Intro to Semi-Supervised Learning

In a previous blog post, we showed that throwing more training data at a deep learning model has rapidly diminishing returns. If doubling your labeling budget won’t move the needle, what next? Consider semi-supervised learning (SSL) to unlock the information in unlabeled data.

What is Semi-Supervised Learning

Semi-supervised learning (SSL) is a machine learning approach that combines labeled and unlabeled data during training. Semi-supervised learning traditionally falls between unsupervised learning (no labeled training data) and supervised learning (no unlabeled training data).

However, one can also look at semi-supervised learning as the superset of those techniques, where unsupervised learning represents semi-supervised learning with no labeled training data, and supervised learning is semi-supervised learning with no unlabeled training data.

Semi-Supervised Learning in Masterful

Masterful offers two ways to apply SSL algorithms to improve your model accuracy.

First, the training loop in the Masterful CLI Trainer, which is built on top of the Masterful Python Training API, implements both supervised training and an SSL technique based on Noisy Student Training to automatically improve your model using unlabeled data.
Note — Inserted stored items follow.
def affine_tail_fits(in_features, num_blocks, d):
    k0s = 1 if in_features <= 32 else 2
    layers = 2 + 2 * num_blocks
    image = (k0s * 8 + (2 * num_blocks + 1) * 16) * 1024 + layers * 64 * 4 + 64 + 32 * k0s * 4 + 512
    return d <= 128 and num_blocks <= 3 and image + 16 + 8 * 16 * (d | 1) * 4 <= 160 * 1024


def affine_tail_activation(code):
    return code in (AFFINE_SIGMOID_PLUS2, AFFINE_SOFTPLUS_CLAMP3, AFFINE_ADDITIVE, AFFINE_MAF_SOFTPLUS)


def affine_coupling_resnet(inputs, id_cols, tr_cols, packed, in_features, num_blocks, activation, inverse=False,
                           logabsdet_accum=None):
    lib = _hip.load()
    x = _prep_2d(inputs, align16=True)
    _hip.require_no_grad(inputs)
    n, d = x.shape
    if n % HIDDEN_ROWS != 0 or not affine_tail_activation(activation):
        raise ValueError("fc_affine_coupling_resnet: unsupported rows / activation")
    w_frag, w_un, bias_acc = packed
    ids, cols = _as_cols(id_cols, x.device), _as_cols(tr_cols, x.device)
    y = torch.empty_like(x)
    lad, accumulate = _logabsdet_target(logabsdet_accum, n, x.device)
    _call("fc_affine_coupling_resnet", lib.fc_affine_coupling_resnet, x.device, _hip.ptr(x), _hip.ptr(y), _hip.ptr(ids),
          _hip.ptr(cols), _hip.ptr(w_frag), _hip.ptr(w_un), _hip.ptr(bias_acc), _hip.ptr(lad), n, d, in_features,
          cols.numel(), 64, num_blocks, int(activation), 1 if inverse else 0, accumulate, _hip.stream_ptr(x.device))
    return y, lad


def resnet_hidden_packed(inputs, id_cols, packed, in_features, num_blocks, activation=(ACT_RELU, 0.0)):
    lib = _hip.load()
    x = _prep_2d(inputs)
    _hip.require_no_grad(inputs)
    n, d = x.shape
    if n % HIDDEN_ROWS != 0:
        raise ValueError("fc_resnet_hidden needs a multiple of %d rows" % HIDDEN_ROWS)
    w_frag, w_un, bias_acc = packed
    k0s = 1 if in_features <= 32 else 2
    if w_frag.numel() != (k0s + 4 * num_blocks) * 4096 or w_un.numel() != 1 + 2 * num_blocks:
        raise ValueError("weight image does not match in_features = %d, num_blocks = %d" % (in_features, num_blocks))
    ids = _as_cols(id_cols, x.device)
    h = torch.empty(n, 64, dtype=torch.float32, device=x.device)
    _call("fc_resnet_hidden", lib.fc_resnet_hidden_packed, x.device, _hip.ptr(x), _hip.ptr(h), _hip.ptr(ids),
          _hip.ptr(w_frag), _hip.ptr(w_un), _hip.ptr(bias_acc), n, d, in_features, 64, num_blocks, int(activation[0]),
          float(activation[1]), _hip.stream_ptr(x.device))
    return h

The power of this technique is demonstrated in our blog post comparing Masterful to Google Vertex on the FGVC-Aircraft Dataset. Learn more about this algorithm in The Guide to Training with unlabeled data.

Second, if you want to use your existing training loop and regularization scheme, you can generate Automatic Labels using the SSL via Automatic Labeling guide. This is a quick way to get started with SSL. Use the helper function masterful.ssl.analyze_data_then_save_to to analyze your datasets and save the analysis to disk. Then run masterful.ssl.load_from to return a tf.data.Dataset object you can pass to your training loop.